Why Wall St. and Corporate Insurance Should Get Out of Healthcare

The October 2011 movement brings us these two powerful videos.

We need Wall Street, the health insurance industry and investors out of healthcare; replaced by a publicly financed single-payer, improved Medicare-for-all system. Doctors, health providers and patients should decide healthcare–not Wall Street.

Adara Scarlet’s story.

Dr. Flowers explains why Wall Street should be ashamed of themselves for putting profits before people’s necessities.

6 Comments

  1. Richard Heckler on October 18, 2011 at 3:46 pm

    I am for IMPROVED Medicare Single Payer Insurance for ALL absolutely!!!

    Make IMPROVED Medicare Single Payer Insurance for ALL available to all taxpayers as one of our choices.

    Leave existing insurance on the table for those who enjoy spending large sums of money for medical insurance. What could possibly be more American?

    I want my tax dollars spent on a useful endeavor not on insurance over charges or obscene CEO salaries or golden parachutes or shareholders or special interest campaign funding!!!

    It is time for my tax dollars to support this fiscally prudent IMPROVED Medicare Single Payer Insurance program.



    • Victoria on October 21, 2011 at 10:50 pm

      Why leave existing insurance on the table for anyone? (Or maybe that was just sarcasm, but I know some people promote the idea.) Improved Medicare for all won’t work unless everybody is in it. If members of Congress, for example, can buy their own insurance, we’ll end up with 2 tiers of healthcare.
      The people who think they have excellent health insurance now, are just those who haven’t yet lost their jobs or suffered a severe illness. And we can no longer afford to wait until they do. Even President Obama knows what we should do — he just needs the guts to do it.



  2. Richard Heckler on October 18, 2011 at 3:47 pm

    Call in the FBI and the Grand Jury!!!

    Why on earth do elected officials call in the same people who finance their campaigns to inquire how they should write up health care insurance legislation?

    Has anyone received notice of a class action lawsuit?

    Is there an FBI investigation under way?

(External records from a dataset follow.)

# mushroomfire/mdapy

Hardware: AMD Instinct MI355X
Metric: atoms/sec for neighbor+CNA on 10M-atom FCC Cu; 1/2/4/8-GPU scaling (higher is better)
Workload: dtype f64 (CNA pair tests: f32 filter + f64 finish, labels exact); 1 GPU; FCC Cu a=3.615, 136^3 cells per GPU (10061824 atoms/GPU, 10061824 total), build_neighbor(rc=0.854a=3.08721, max_neigh=16) + fixed-cutoff CNA as one C-ABI call (mdh_build_neighbor_fcna: lists and labels), positions resident in HBM; atoms_per_gpu=10061824, max_neigh=16, parallelism=single, world_size_checked=1, launched_by=single process

## Files before the change

### mdapy_amd/csrc/cna_core.hpp

```cpp
#pragma once
#include "common.hpp"

namespace mdh {

struct Rows {
    uint64_t w0, w1, w2, w3;
    __device__ __forceinline__ unsigned row(int a) const
    {
        const uint64_t w = (a < 8) ? ((a < 4) ? w0 : w1) : ((a < 12) ? w2 : w3);
        return (unsigned)(w >> ((a & 3) << 4)) & 0xffffu;
    }
};

template <int NN>
__device__ __forceinline__ Rows pack_rows(const unsigned (&adj)[NN])
{
    Rows r{0, 0, 0, 0};
#pragma unroll
    for (int a = 0; a < NN; ++a) {
        const uint64_t v = (uint64_t)adj[a] << ((a & 3) << 4);
        if (a < 4) r.w0 |= v;
        else if (a < 8) r.w1 |= v;
        else if (a < 12) r.w2 |= v;
        else r.w3 |= v;
    }
    return r;
}

struct RowsLds {
    const unsigned short *base;
    int stride;
    __device__ __forceinline__ unsigned row(int a) const { return base[a * stride]; }
};
template <int NN>
__device__ __forceinline__ RowsLds spill_rows(const Rows &R, unsigned short *base, int stride)
{
#pragma unroll
    for (int a = 0; a < NN; ++a) base[a * stride] = (unsigned short)R.row(a);
    return RowsLds{base, stride};
}

template <int NN>
struct RowsReg {
    unsigned v[NN];
    __device__ __forceinline__ explicit RowsReg(const unsigned (&adj)[NN])
    {
#pragma unroll
        for (int k = 0; k < NN; ++k) v[k] = adj[k];
    }
    __device__ __forceinline__ unsigned row(int a) const
    {
        unsigned r = v[0];
#pragma unroll
        for (int k = 1; k < NN; ++k) {
            unsigned t = v[k];
            asm("" : "+v"(t));
            r = (a == k) ? t : r;
        }
        return r;
    }
};

template <class RT>
__device__ __forceinline__ void signature(const RT &R, int ni, unsigned limit_mask, int &ncn, int &nb, int &chain)
{
    const unsigned common = R.row(ni);
    ncn = __popc(common);
    const unsigned pool = common & limit_mask;
    int bonds = 0, maxdeg = 0;
    for (unsigned m = pool; m; m &= m - 1) {
        const int deg = __popc(R.row(__ffs(m) - 1) & pool);
        bonds += deg;
        maxdeg = deg > maxdeg ? deg : maxdeg;
    }
    nb = bonds >> 1;
    if (nb <= 1) { chain = nb; return; }
    if (nb == 2) { chain = maxdeg == 2 ? 2 : 1; return; }
    const int npool = __popc(pool);
    if (nb == npool && (npool == 4 || npool == 5)) { chain = nb; return; }
    int best = 0;
    unsigned left = pool;
    while (left) {
        unsigned comp = left & (0u - left), frontier = comp;
        while (frontier) {
            const int a = __ffs(frontier) - 1;
            frontier &= frontier - 1;
            const unsigned grow = R.row(a) & pool & ~comp;
            comp |= grow;
            frontier |= grow;
        }
        int cb = 0;
        for (unsigned m = comp; m; m &= m - 1)
            cb += __popc(R.row(__ffs(m) - 1) & comp);
        cb >>= 1;
        best = cb > best ? cb : best;
        left &= ~comp;
    }
    chain = best;
}

__device__ __forceinline__ double fold(double d, double L, double t_zero, double t_one)
{
    const double shift = (d >= t_one) ? L : ((d >= t_zero) ? 0.0 : -L);
    return d - shift;
}

template <int NN>
__device__ __forceinline__ int span_class(const DBox &b, const double (&p)[NN], int axis)
{
    double mn = p[0], mx = p[0];
#pragma unroll
    for (int a = 1; a < NN; ++a) {
        mn = fmin(mn, p[a]);
        mx = fmax(mx, p[a]);
    }
    const double span = mx - mn;
    const double lim = fmin(b.tn[axis][3], -b.tn[axis][0]);
    const double zero = fmin(b.tn[axis][2], -b.tn[axis][1]);
    if (!(span < lim))
        return 0;
    return span < zero ? 2 : 1;
}

template <bool TRI, int NN>
__device__ __forceinline__ Rows bond_rows_reg(const DBox &b, const double (&px)[NN], const double (&py)[NN],
                                              const double (&pz)[NN], double cut2)
{
    unsigned adj[NN];
#pragma unroll
    for (int a = 0; a < NN; ++a)
        adj[a] = 0;
#pragma unroll
    for (int a = 0; a < NN; ++a)
#pragma unroll
        for (int c = a + 1; c < NN; ++c) {
            const double d2 = pair_d2<TRI>(b, px[a], py[a], pz[a], px[c], py[c], pz[c]);
            if (d2 <= cut2) {
                adj[a] |= 1u << c;
                adj[c] |= 1u << a;
            }
        }
    return pack_rows<NN>(adj);
}

template <int NN>
__device__ __forceinline__ Rows bond_rows_ortho(const DBox &b, const double (&px)[NN], const double (&py)[NN],
                                                const double (&pz)[NN], double cut2, bool plain)
{
    unsigned adj[NN];
#pragma unroll
    for (int a = 0; a < NN; ++a)
        adj[a] = 0;
    if (plain) {
#pragma unroll
        for (int a = 0; a < NN; ++a)
#pragma unroll
            for (int c = a + 1; c < NN; ++c) {
                const double dx = px[c] - px[a], dy = py[c] - py[a], dz = pz[c] - pz[a];
                if (dx * dx + dy * dy + dz * dz <= cut2) {
                    adj[a] |= 1u << c;
                    adj[c] |= 1u << a;
                }
            }
        return pack_rows<NN>(adj);
    }
#pragma unroll
    for (int a = 0; a < NN; ++a)
#pragma unroll
        for (int c = a + 1; c < NN; ++c) {
            double dx = px[c] - px[a], dy = py[c] - py[a], dz = pz[c] - pz[a];
            if (b.pbc[0]) dx = fold(dx, b.h[0], b.tn[0][1], b.tn[0][2]);
            if (b.pbc[1]) dy = fold(dy, b.h[4], b.tn[1][1], b.tn[1][2]);
            if (b.pbc[2]) dz = fold(dz, b.h[8], b.tn[2][1], b.tn[2][2]);
            const double d2 = dx * dx + dy * dy + dz * dz;
            if (d2 <= cut2) {
                adj[a] |= 1u << c;
                adj[c] |= 1u << a;
            }
        }
    return pack_rows<NN>(adj);
}

template <int NN>
__device__ __forceinline__ int span_class3(const DBox &b, const double (&px)[NN], const double (&py)[NN], const double (&pz)[NN])
{
    int cls = 2;
    if (b.pbc[0]) cls = min(cls, span_class<NN>(b, px, 0));
    if (b.pbc[1]) cls = min(cls, span_class<NN>(b, py, 1));
    if (b.pbc[2]) cls = min(cls, span_class<NN>(b, pz, 2));
    return cls;
}

template <int NN, class RT>
__device__ __forceinline__ int fcna_label(const RT &R)
{
    int n421 = 0, n422 = 0, n555 = 0, n444 = 0, n666 = 0;
    for (int ni = 0; ni < NN; ++ni) {
        int ncn, nb, ch;
        signature(R, ni, (1u << NN) - 1u, ncn, nb, ch);
        if (ncn == 4 && nb == 2) { n421 += (ch == 1); n422 += (ch == 2); }
        else if (ncn == 5 && nb == 5 && ch == 5) ++n555;
        else if (ncn == 4 && nb == 4 && ch == 4) ++n444;
        else if (ncn == 6 && nb == 6 && ch == 6) ++n666;
    }
    if (n421 == 12) return 1;
    if (n421 == 6 && n422 == 6) return 2;
    if (n555 == 12) return 4;
    if (n666 == 8 && n444 == 6) return 3;
    return 0;
}

template <int NW>
__device__ __forceinline__ bool six_bonds_one_cluster(const unsigned (&P)[NW], unsigned common, unsigned bonded)
{
    unsigned reach = bonded & (0u - bonded);
#pragma unroll
    for (int it = 0; it < 5; ++it) {
        unsigned acc = 0;
#pragma unroll
        for (int k = 0; k < NW; ++k) {
            const unsigned lo = (unsigned)(((int)(reach << (31 - 2 * k))) >> 31) & 0xffffu;
            const unsigned hi = (unsigned)(((int)(reach << (30 - 2 * k))) >> 31) & 0xffff0000u;
            acc |= P[k] & (lo | hi);
        }
        reach |= (acc | (acc >> 16)) & common & 0xffffu;
    }
    return (bonded & ~reach) == 0u;
}
struct CnaCounts { int n421, n422, n555, n444, n666; };
template <int NN, int MAXO = NN, class RT = RowsLds>
__device__ __forceinline__ CnaCounts cna_counts_words(const unsigned (&adj)[NN], const RT &L)
{
    constexpr int NW = (NN + 1) / 2;
    unsigned P[NW];
#pragma unroll
    for (int k = 0; k < NW; ++k) P[k] = adj[2 * k] | ((2 * k + 1 < NN) ? (adj[2 * k + 1] << 16) : 0u);
    unsigned packed = 0;
#pragma unroll
    for (int ni = 0; ni < NN; ++ni) {
        if (MAXO < NN && (packed >> 20) > (unsigned)MAXO)
            continue;
        const unsigned common = adj[ni];
        const unsigned ncn = (unsigned)__popc(common);
        const unsigned c2 = common | (common << 16);
        unsigned twice = 0, touched = 0;
#pragma unroll
        for (int k = 0; k < NW; ++k) {
            const unsigned lo = (unsigned)(((int)(common << (31 - 2 * k))) >> 31) & 0xffffu;
            const unsigned hi = (unsigned)(((int)(common << (30 - 2 * k))) >> 31) & 0xffff0000u;
            const unsigned xk = P[k] & c2 & (lo | hi);
            twice += __popc(xk);
            touched |= xk;
        }
        const unsigned key = ncn + (twice << 4);
        const unsigned three = (__popc((touched | (touched >> 16)) & 0xffffu) == 3) ? 1u << 4 : 1u;
        unsigned inc = 1u << 20;
        inc = key == 68u ? three : inc;
        inc = key == 165u ? 1u << 8 : inc;
        inc = key == 132u ? 1u << 12 : inc;
        if (key == 198u)
            inc = six_bonds_one_cluster<NW>(P, common, (touched | (touched >> 16)) & 0xffffu) ? 1u << 16 : 1u << 20;
        packed += inc;
    }
    return CnaCounts{(int)(packed & 15u), (int)((packed >> 4) & 15u), (int)((packed >> 8) & 15u), (int)((packed >> 12) & 15u), (int)((packed >> 16) & 15u)};
}
template <int NN, class RT = RowsLds>
__device__ __forceinline__ int fcna_label_words(const unsigned (&adj)[NN], const RT &L)
{
    const CnaCounts c = cna_counts_words<NN, NN - 12, RT>(adj, L);
    if (c.n421 == 12) return 1;
    if (c.n421 == 6 && c.n422 == 6) return 2;
    if (c.n555 == 12) return 4;
    if (c.n666 == 8 && c.n444 == 6) return 3;
    return 0;
}

template <int NN> constexpr int pair_a(int p) { int a = 0; while (p >= NN - 1 - a) { p -= NN - 1 - a; ++a; } return a; }
template <int NN> constexpr int pair_c(int p) { int a = 0; while (p >= NN - 1 - a) { p -= NN - 1 - a; ++a; } return a + 1 + p; }
template <int NN, int NV, int P>
__device__ __forceinline__ void pair_tests_f32(const float (&ux)[NV], const float (&uy)[NV], const float (&uz)[NV], float negc,
                                               unsigned (&adj)[NN], unsigned &w)
{
    constexpr int NP = NN * (NN - 1) / 2;
    if constexpr (P + 1 < NP) {
        constexpr int a0 = pair_a<NN>(P), c0 = pair_c<NN>(P), a1 = pair_a<NN>(P + 1), c1 = pair_c<NN>(P + 1);
        float t0, t1, t2, s0, s1, s2;
#define MDH_PAIR2_HEAD                                                                                                                 \
            "v_sub_f32 %[t0], %[xc], %[xa]\n\t"                                                                                        \
            "v_sub_f32 %[t1], %[yc], %[ya]\n\t"                                                                                        \
            "v_sub_f32 %[t2], %[zc], %[za]\n\t"                                                                                        \
            "v_sub_f32 %[s0], %[xd], %[xb]\n\t"                                                                                        \
            "v_sub_f32 %[s1], %[yd], %[yb]\n\t"                                                                                        \
            "v_sub_f32 %[s2], %[zd], %[zb]\n\t"                                                                                        \
            "v_fma_f32 %[t0], %[t0], %[t0], %[negc]\n\t"                                                                               \
            "v_fma_f32 %[s0], %[s0], %[s0], %[negc]\n\t"                                                                               \
            "v_fmac_f32 %[t0], %[t1], %[t1]\n\t"                                                                                       \
            "v_fmac_f32 %[s0], %[s1], %[s1]\n\t"                                                                                       \
            "v_fmac_f32 %[t0], %[t2], %[t2]\n\t"                                                                                       \
            "v_fmac_f32 %[s0], %[s2], %[s2]\n\t"                                                                                       \
            "v_min3_u32 %[w], %[w], %[t0], %[s0]\n\t"                                                                                  \
            "v_lshrrev_b32 %[t0], 31, %[t0]\n\t"                                                                                       \
            "v_lshrrev_b32 %[s0], 31, %[s0]\n\t"
#define MDH_PAIR2_IN                                                                                                                   \
            [xc] "v"(ux[c0]), [xa] "v"(ux[a0]), [yc] "v"(uy[c0]), [ya] "v"(uy[a0]), [zc] "v"(uz[c0]), [za] "v"(uz[a0]),                 \
            [xd] "v"(ux[c1]), [xb] "v"(ux[a1]), [yd] "v"(uy[c1]), [yb] "v"(uy[a1]), [zd] "v"(uz[c1]), [zb] "v"(uz[a1]),                 \
            [negc] "v"(negc), [sc] "n"(c0), [sa] "n"(a0), [sd] "n"(c1), [sb] "n"(a1)
        if constexpr (a0 == a1) {
            asm(MDH_PAIR2_HEAD
                "v_lshl_or_b32 %[ra], %[t0], %[sc], %[ra]\n\t"
                "v_lshl_or_b32 %[rc], %[t0], %[sa], %[rc]\n\t"
                "v_lshl_or_b32 %[ra], %[s0], %[sd], %[ra]\n\t"
                "v_lshl_or_b32 %[rd], %[s0], %[sb], %[rd]"
                : [t0] "=&v"(t0), [t1] "=&v"(t1), [t2] "=&v"(t2), [s0] "=&v"(s0), [s1] "=&v"(s1), [s2] "=&v"(s2), [w] "+v"(w),
                  [ra] "+v"(adj[a0]), [rc] "+v"(adj[c0]), [rd] "+v"(adj[c1])
                : MDH_PAIR2_IN);
        } else if constexpr (c0 == c1) {
            asm(MDH_PAIR2_HEAD
                "v_lshl_or_b32 %[ra], %[t0], %[sc], %[ra]\n\t"
                "v_lshl_or_b32 %[rc], %[t0], %[sa], %[rc]\n\t"
                "v_lshl_or_b32 %[rb], %[s0], %[sd], %[rb]\n\t"
                "v_lshl_or_b32 %[rc], %[s0], %[sb], %[rc]"
                : [t0] "=&v"(t0), [t1] "=&v"(t1), [t2] "=&v"(t2), [s0] "=&v"(s0), [s1] "=&v"(s1), [s2] "=&v"(s2), [w] "+v"(w),
                  [ra] "+v"(adj[a0]), [rc] "+v"(adj[c0]), [rb] "+v"(adj[a1])
                : MDH_PAIR2_IN);
        } else {
            static_assert(a0 != c1 && c0 != a1, "two pairs of a block share a row that the block binds twice");
            asm(MDH_PAIR2_HEAD
                "v_lshl_or_b32 %[ra], %[t0], %[sc], %[ra]\n\t"
                "v_lshl_or_b32 %[rc], %[t0], %[sa], %[rc]\n\t"
                "v_lshl_or_b32 %[rb], %[s0], %[sd], %[rb]\n\t"
                "v_lshl_or_b32 %[rd], %[s0], %[sb], %[rd]"
                : [t0] "=&v"(t0), [t1] "=&v"(t1), [t2] "=&v"(t2), [s0] "=&v"(s0), [s1] "=&v"(s1), [s2] "=&v"(s2), [w] "+v"(w),
                  [ra] "+v"(adj[a0]), [rc] "+v"(adj[c0]), [rb] "+v"(adj[a1]), [rd] "+v"(adj[c1])
                : MDH_PAIR2_IN);
        }
#undef MDH_PAIR2_HEAD
#undef MDH_PAIR2_IN
        pair_tests_f32<NN, NV, P + 2>(ux, uy, uz, negc, adj, w);
    } else if constexpr (P < NP) {
        constexpr int a = pair_a<NN>(P), c = pair_c<NN>(P);
        float t0, t1, t2;
        asm("v_sub_f32 %[t0], %[xc], %[xa]\n\t"
            "v_sub_f32 %[t1], %[yc], %[ya]\n\t"
            "v_sub_f32 %[t2], %[zc], %[za]\n\t"
            "v_fma_f32 %[t0], %[t0], %[t0], %[negc]\n\t"
            "v_fmac_f32 %[t0], %[t1], %[t1]\n\t"
            "v_fmac_f32 %[t0], %[t2], %[t2]\n\t"
            "v_min_u32 %[w], %[w], %[t0]\n\t"
            "v_lshrrev_b32 %[t0], 31, %[t0]\n\t"
            "v_lshl_or_b32 %[ra], %[t0], %[sc], %[ra]\n\t"
            "v_lshl_or_b32 %[rc], %[t0], %[sa], %[rc]"
            : [t0] "=&v"(t0), [t1] "=&v"(t1), [t2] "=&v"(t2), [w] "+v"(w), [ra] "+v"(adj[a]), [rc] "+v"(adj[c])
            : [xc] "v"(ux[c]), [xa] "v"(ux[a]), [yc] "v"(uy[c]), [ya] "v"(uy[a]), [zc] "v"(uz[c]), [za] "v"(uz[a]), [negc] "v"(negc),
              [sc] "n"(c), [sa] "n"(a));
    }
}

__device__ __forceinline__ void defer(int *__restrict__ todo, int64_t i) { todo[1 + atomicAdd(&todo[0], 1)] = (int)i; }

}
```

### mdapy_amd/csrc/neighbor_lane.hip

```cpp
#include "common.hpp"
#include "grid.hpp"
#include "cna_core.hpp"
#include <algorithm>
#include <cmath>
#include <type_traits>
#include <cstdio>
#include <cstdlib>
#include <cstring>
#include <mutex>
#include <vector>

namespace mdh {
namespace lane {

constexpr int cen_cap(int nw) { return 80 * nw; }
__host__ __device__ constexpr int ticket_row(int M, bool cna_rows) { return (cna_rows && ((M + 4) & ~3) < 28) ? 28 : ((M + 4) & ~3); }
static constexpr int NEUTRAL = img::CELL_NEUTRAL;
static constexpr int NEUTRAL3 = img::NEUTRAL;

struct FastDiv {
    unsigned mul, sh1, sh2, d;
    __device__ __forceinline__ unsigned div(unsigned n) const
    {
        const unsigned t = __umulhi(mul, n);
        return (t + ((n - t) >> sh1)) >> sh2;
    }
};
static FastDiv make_fastdiv(unsigned d)
{
    FastDiv f{0, 0, 0, d};
    unsigned l = 0;
    while ((1ull << l) < d) ++l;
    f.mul = (unsigned)(((1ull << 32) * ((1ull << l) - d)) / d + 1);
    f.sh1 = l < 1 ? l : 1;
    f.sh2 = l > 1 ? l - 1 : 0;
    return f;
}
struct Shape { int txy, tz; FastDiv by_nt2, by_nt1; unsigned mhz, mhxy; };
static Shape make_shape(int txy, int tz, int nt1, int nt2)
{
    return Shape{txy, tz, make_fastdiv((unsigned)nt2), make_fastdiv((unsigned)nt1), (65536u + (unsigned)tz + 1u) / ((unsigned)tz + 2u),
                 (65536u + (unsigned)txy + 1u) / ((unsigned)txy + 2u)};
}
typedef __attribute__((address_space(3))) unsigned char lds_byte;
typedef int Int4 __attribute__((ext_vector_type(4)));
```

A Grand Jury investigation underway?

    Why you ask?

    Thursday, June 25, 2009

    Health insurers have forced consumers to pay billions of dollars in medical bills that the insurers themselves should have paid, according to a report released yesterday by the staff of the Senate Commerce Committee.

    At a committee hearing yesterday, three health-care specialists testified that insurers go to great lengths to avoid responsibility for sick people, use deliberately incomprehensible documents to mislead consumers about their benefits, and sell “junk” policies that do not cover needed care. Rockefeller said he was exploring “why consumers get such a raw deal from their insurance companies.”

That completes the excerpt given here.